Edge Computing
Authrim is an edge-native Identity & Access Platform for Cloudflare Workers. Login, token exchange, session validation, federation, and management surfaces are split across Workers and connected with Service Bindings. This page explains why edge-native deployment matters for identity, how Authrim uses Workers-native primitives, and what performance and cost characteristics operators should evaluate.
Why Edge for Identity?
Section titled “Why Edge for Identity?”Traditional identity platforms run on centralized servers in one or a few regions. This creates inherent limitations:
| Challenge | Centralized Approach | Edge Approach |
|---|---|---|
| Latency | Extra round trips to a fixed region | Workers can execute close to users or close to storage depending on workload |
| Cold start | Container/VM startup can add delay | V8 isolate startup is lightweight |
| Scaling | Vertical scaling or complex auto-scaling | Automatic horizontal scaling per-request |
| Single point of failure | Region outage can affect the whole service | Requests can be routed across Cloudflare’s global network |
| Global users | Distant users depend on central regions | Deployment can use global Workers plus explicit storage/residency profiles |
Authentication is on the critical path of every user interaction. A slow login flow or token validation directly impacts user experience and application performance. Edge-native deployment reduces avoidable routing overhead, but actual latency still depends on workload shape, storage profile, Cloudflare plan limits, and network path.

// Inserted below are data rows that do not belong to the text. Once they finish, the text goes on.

@@ -469,10 +470,14 @@
   }
   return min_(end, tExit);
 }
-template <int BULB, int COUNT, bool SHADOW, bool CULL = false>
-RM_DEV MarchRes march(const SceneBlock *sb, V3 ro, V3 rd, float end, float side, Counters &cnt, float ub0 = __builtin_inff()) {
+template <int BULB, int COUNT, bool SHADOW, bool CULL = false, bool GIVEN = false>
+RM_DEV MarchRes march(const SceneBlock *sb, V3 ro, V3 rd, float end, float side, Counters &cnt, float ub0 = __builtin_inff(),
+                      bool ownGiven = false) {
+  static_assert(!GIVEN || (BULB != 0 && CULL && COUNT != 1 && !SHADOW), "GIVEN: a hard primary ray of the culled bulb classes");
   bool own = false;
-  if (CULL && COUNT != 1) {
+  if (GIVEN) {
+    own = ownGiven;
+  } else if (CULL && COUNT != 1) {
     const bool softRay = SHADOW && sb->s.enableSoftShadow != 0;
     if (BULB && !softRay) end = bulbCullEnd(sb, ro, rd, end, own);
     else if (softRay) end = sceneCullEnd<false>(sb, ro, rd, end, sb->cullR2Soft);
@@ -1126,9 +1131,10 @@
   return out;
 }
 
-template <int BULB, int COUNT, bool TEX, bool CULLS, int SPLIT = 0, bool POOL = false, bool SHARE = false, bool PREP = false>
+template <int BULB, int COUNT, bool TEX, bool CULLS, int SPLIT = 0, bool POOL = false, bool SHARE = false, bool PREP = false,
+          bool GIVEN = false>
 RM_DEV RenderOut render(const SceneBlock *sb, const RmObject *objs, V3 ro, V3 rd, Hit &info, float side, float maxT,
-                        V3 bg, Counters &cnt, LightSplit split = LightSplit{-1, nullptr, 0}) {
+                        V3 bg, Counters &cnt, LightSplit split = LightSplit{-1, nullptr, 0}, const PrimaryCull *given = nullptr) {
   RenderOut out;
   info.obj = -1;
   MarchRes res;
@@ -1136,7 +1142,8 @@
     const float *q = split.slot + 2 * sb->numLights;
     res.obj = __float_as_int(q[0]); res.d = q[1]; res.trap = v4(q[2], q[3], q[4], q[5]);
   } else {
-    res = march<BULB, COUNT, false, CULLS>(sb, ro, rd, maxT, side, cnt);
+    if constexpr (GIVEN) res = march<BULB, COUNT, false, CULLS, true>(sb, ro, rd, given->end, side, cnt, __builtin_inff(), given->own);
+    else res = march<BULB, COUNT, false, CULLS>(sb, ro, rd, maxT, side, cnt);
     if (SPLIT == 1 && split.part == 0) {
       float *q = split.slot + 2 * sb->numLights;
       q[0] = __int_as_float(res.obj); q[1] = res.d; q[2] = res.trap.x; q[3] = res.trap.y; q[4] = res.trap.z; q[5] = res.trap.w;
@@ -1235,10 +1242,11 @@
 }
 
 template <int BULB, int COUNT, bool ENV, bool TEX, bool SEC = true, int SPLIT = 0, bool RAY = false, bool SHARE = true,
-          bool PREP = SHARE>
+          bool PREP = SHARE, bool GIVEN = false>
 RM_DEV void shadePixel(const SceneBlock *sb, const RmObject *objs, int px, int py, int W, int H, V4 &fragColor,
                        V4 &bright, Counters &cnt, bool &hitFlag, LightSplit split = LightSplit{-1, nullptr, 0},
-                       const V3 *rayO = nullptr, const V3 *rayD = nullptr) {
+                       const V3 *rayO = nullptr, const V3 *rayD = nullptr, const PrimaryCull *given = nullptr) {
+  static_assert(!GIVEN || (!RAY && !ENV), "GIVEN: a pixel's ray, far = sb->cam.initialFar");
   float ndcx, ndcy;
   if (!RAY) pixelNdc(px, py, W, H, ndcx, ndcy);
   bright = v4(0.0f, 0.0f, 0.0f, 1.0f);
@@ -1250,6 +1258,7 @@
   }
   V3 ro, rd;
   if (RAY) { ro = *rayO; rd = *rayD; }
+  else if (GIVEN) { ro = given->ro; rd = given->rd; }
   else primaryRay(sb, px, py, W, H, ro, rd);
   const V3 bg = ENV ? backgroundColor(sb, rd) : backgroundColor(sb);
   const uint32_t feat = sb->s.features;
@@ -1259,7 +1268,7 @@
 
   Hit info;
   constexpr bool POOL = BULB && !ENV && !TEX && COUNT != 1 && SPLIT == 0;
-  RenderOut ri = render<BULB, COUNT, TEX, !ENV, SPLIT, POOL, SHARE, PREP>(sb, objs, ro, rd, info, 1.0f, far, bg, cnt, split);
+  RenderOut ri = render<BULB, COUNT, TEX, !ENV, SPLIT, POOL, SHARE, PREP, GIVEN>(sb, objs, ro, rd, info, 1.0f, far, bg, cnt, split, given);
   EnvOut e;
   e.terrainHit = false; e.cloudHit = false; e.seaHit = false;
   if (env) e = envLayers(feat, sb->noise, iTime, W, ro, rd, ri.d, bg, cnt);
diff --git a/raymarcher_amd/csrc/rm_kernels.hip b/raymarcher_amd/csrc/rm_kernels.hip
--- a/raymarcher_amd/csrc/rm_kernels.hip
+++ b/raymarcher_amd/csrc/rm_kernels.hip
@@ -8,24 +8,40 @@
 
 namespace rm {
 
+#ifndef RM_X_BG_EXIT
+#define RM_X_BG_EXIT 1
+#endif
 template <int BULB, int COUNT, bool ENV, bool TEX, bool SEC = true, int SPLIT = 0>
 __global__ __launch_bounds__(256, render_waves(BULB, ENV, TEX, SEC)) void render_kernel(
     const SceneBlock *__restrict__ sb, RowMap map, int W, int H, int nRows, float4 *__restrict__ out, float4 *__restrict__ bright,
     unsigned long long *__restrict__ counters) {
   constexpr int CM = (COUNT == 3) ? 0 : COUNT;
   constexpr bool FRAMES = COUNT == 0 && SPLIT == 0;
+  constexpr bool BGX = RM_X_BG_EXIT != 0 && BULB == kBulbPlain && !ENV && !TEX && COUNT != 1 && SPLIT == 0;
   if (FRAMES) sb += blockIdx.z;
   unsigned long long t0 = 0, r0 = 0;
   if (COUNT == 3) { t0 = __builtin_amdgcn_s_memtime(); r0 = __builtin_amdgcn_s_memrealtime(); }
   __shared__ RmObject s_objs[BULB ? 1 : RM_MAX_OBJECTS];
-  {
-    const int nd = sb->numObjects * (int)(sizeof(RmObject) / 4);
-    const uint32_t *src = reinterpret_cast<const uint32_t *>(sb->objs);
-    uint32_t *dst = reinterpret_cast<uint32_t *>(s_objs);
-    for (int i = threadIdx.x; i < nd; i += blockDim.x) dst[i] = src[i];
-  }
-  if (TEX || (ENV && (sb->s.features & (RM_FEAT_NIGHTSKY_BACKGROUND | RM_FEAT_SEA)))) initUnormTable();
-  __syncthreads();
+  auto stage = [&]() __attribute__((always_inline)) {
+    {
+      const int nd = sb->numObjects * (int)(sizeof(RmObject) / 4);
+      const uint32_t *src = reinterpret_cast<const uint32_t *>(sb->objs);
+      uint32_t *dst = reinterpret_cast<uint32_t *>(s_objs);
+      for (int i = threadIdx.x; i < nd; i += blockDim.x) dst[i] = src[i];
+    }
+    if (TEX || (ENV && (sb->s.features & (RM_FEAT_NIGHTSKY_BACKGROUND | RM_FEAT_SEA)))) initUnormTable();
+    __syncthreads();
+  };
+  if constexpr (!BGX) {
+    {
+      const int nd = sb->numObjects * (int)(sizeof(RmObject) / 4);
+      const uint32_t *src = reinterpret_cast<const uint32_t *>(sb->objs);
+      uint32_t *dst = reinterpret_cast<uint32_t *>(s_objs);
+      for (int i = threadIdx.x; i < nd; i += blockDim.x) dst[i] = src[i];
+    }
+    if (TEX || (ENV && (sb->s.features & (RM_FEAT_NIGHTSKY_BACKGROUND | RM_FEAT_SEA)))) initUnormTable();
+    __syncthreads();
+  }
   const int wave = threadIdx.x >> 6, lane = threadIdx.x & 63;
   int tile = blockIdx.y * gridDim.x + blockIdx.x;
   const int32_t *order = sb->tileOrder;
@@ -53,12 +69,64 @@
   if (!SPLIT && sb->tileCost && lane == 0) s_c0[wave] = __builtin_amdgcn_s_memtime();
   const int x = (tbx * (blockDim.x >> 6) + wave) * tw + (lane & (tw - 1));
   const int r = tby * (64 >> tsh) + (lane >> tsh);
+  auto store = [&](V4 col, V4 br) __attribute__((always_inline)) {
+    if (FRAMES) {
+      const size_t f = (size_t)sb->frame * (size_t)nRows * (size_t)W;
+      out += f;
+      if (bright) bright += f;
+    }
+    const size_t o = (size_t)r * W + x;
+    out[o] = make_float4(col.x, col.y, col.z, col.w);
+    if (bright) bright[o] = make_float4(br.x, br.y, br.z, br.w);
+  };
+  auto stamps = [&]() __attribute__((always_inline)) {
+    if (!SPLIT && sb->tileCost && sb->tileCount == (int)(gridDim.x * gridDim.y)) {
+      const unsigned long long c1 = __builtin_amdgcn_s_memtime();
+      int t2 = blockIdx.y * gridDim.x + blockIdx.x;
+      if (sb->tileOrder) t2 = sb->tileOrder[t2];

Cloudflare Workers Platform
Section titled “Cloudflare Workers Platform”Authrim runs on Cloudflare Workers, a serverless platform with unique characteristics:
V8 Isolates (Not Containers)
Section titled “V8 Isolates (Not Containers)”Workers execute in V8 isolates — the same JavaScript engine used by Chrome. Unlike containers or VMs:
- Lightweight startup — isolate startup is generally much lighter than container startup
- Small runtime footprint — Workers avoid managing container images and VM fleets
- Secure — hardware-level isolation between tenants
Global Distribution
Section titled “Global Distribution”Workers run on Cloudflare’s global network. Authrim uses this for public protocol endpoints while keeping storage placement explicit through D1 bindings, runtime storage profiles, tenant-D1 routing, external database adapters, and Durable Object location hints where applicable.
Platform Primitives
Section titled “Platform Primitives”Authrim leverages the full Workers ecosystem:
| Primitive | Usage in Authrim |
|---|---|
| Workers | Stateless request processing (auth flows, token validation) |
| Durable Objects | Hot strongly consistent state (sessions, auth codes, challenges, PAR, DPoP, device/CIBA, SAML, flow state) |
| D1 | Deployment and tenant databases (DB, DB_PII, DB_ADMIN, generated tenant-D1 slots) |
| KV | Generated configuration, cache, consent cache, tenant runtime registry snapshots |
| Service Bindings | Inter-worker communication (zero-network-cost RPC) |
| Queues | Async processing (webhooks, SCIM sync, audit log export) |
Stateless Workers + Stateful Durable Objects
Section titled “Stateless Workers + Stateful Durable Objects”Authrim’s architecture cleanly separates concerns:
flowchart TB
subgraph Stateless["Stateless Layer — Workers"]
w1["Request routing"]
w2["Token signing"]
w3["OIDC validation"]
w4["Policy eval"]
w5["Claim mapping"]
end
subgraph Stateful["Stateful Layer — Durable Objects"]
do1["Session storage"]
do2["Auth code lifecycle"]
do3["Challenge state"]
do4["Refresh tokens"]
do5["Rate limit counters"]
end
Stateless -- RPC --> Stateful
Stateless --> D1["D1 (SQL)"]
Stateful --> DOS["DO Storage (per-shard)"]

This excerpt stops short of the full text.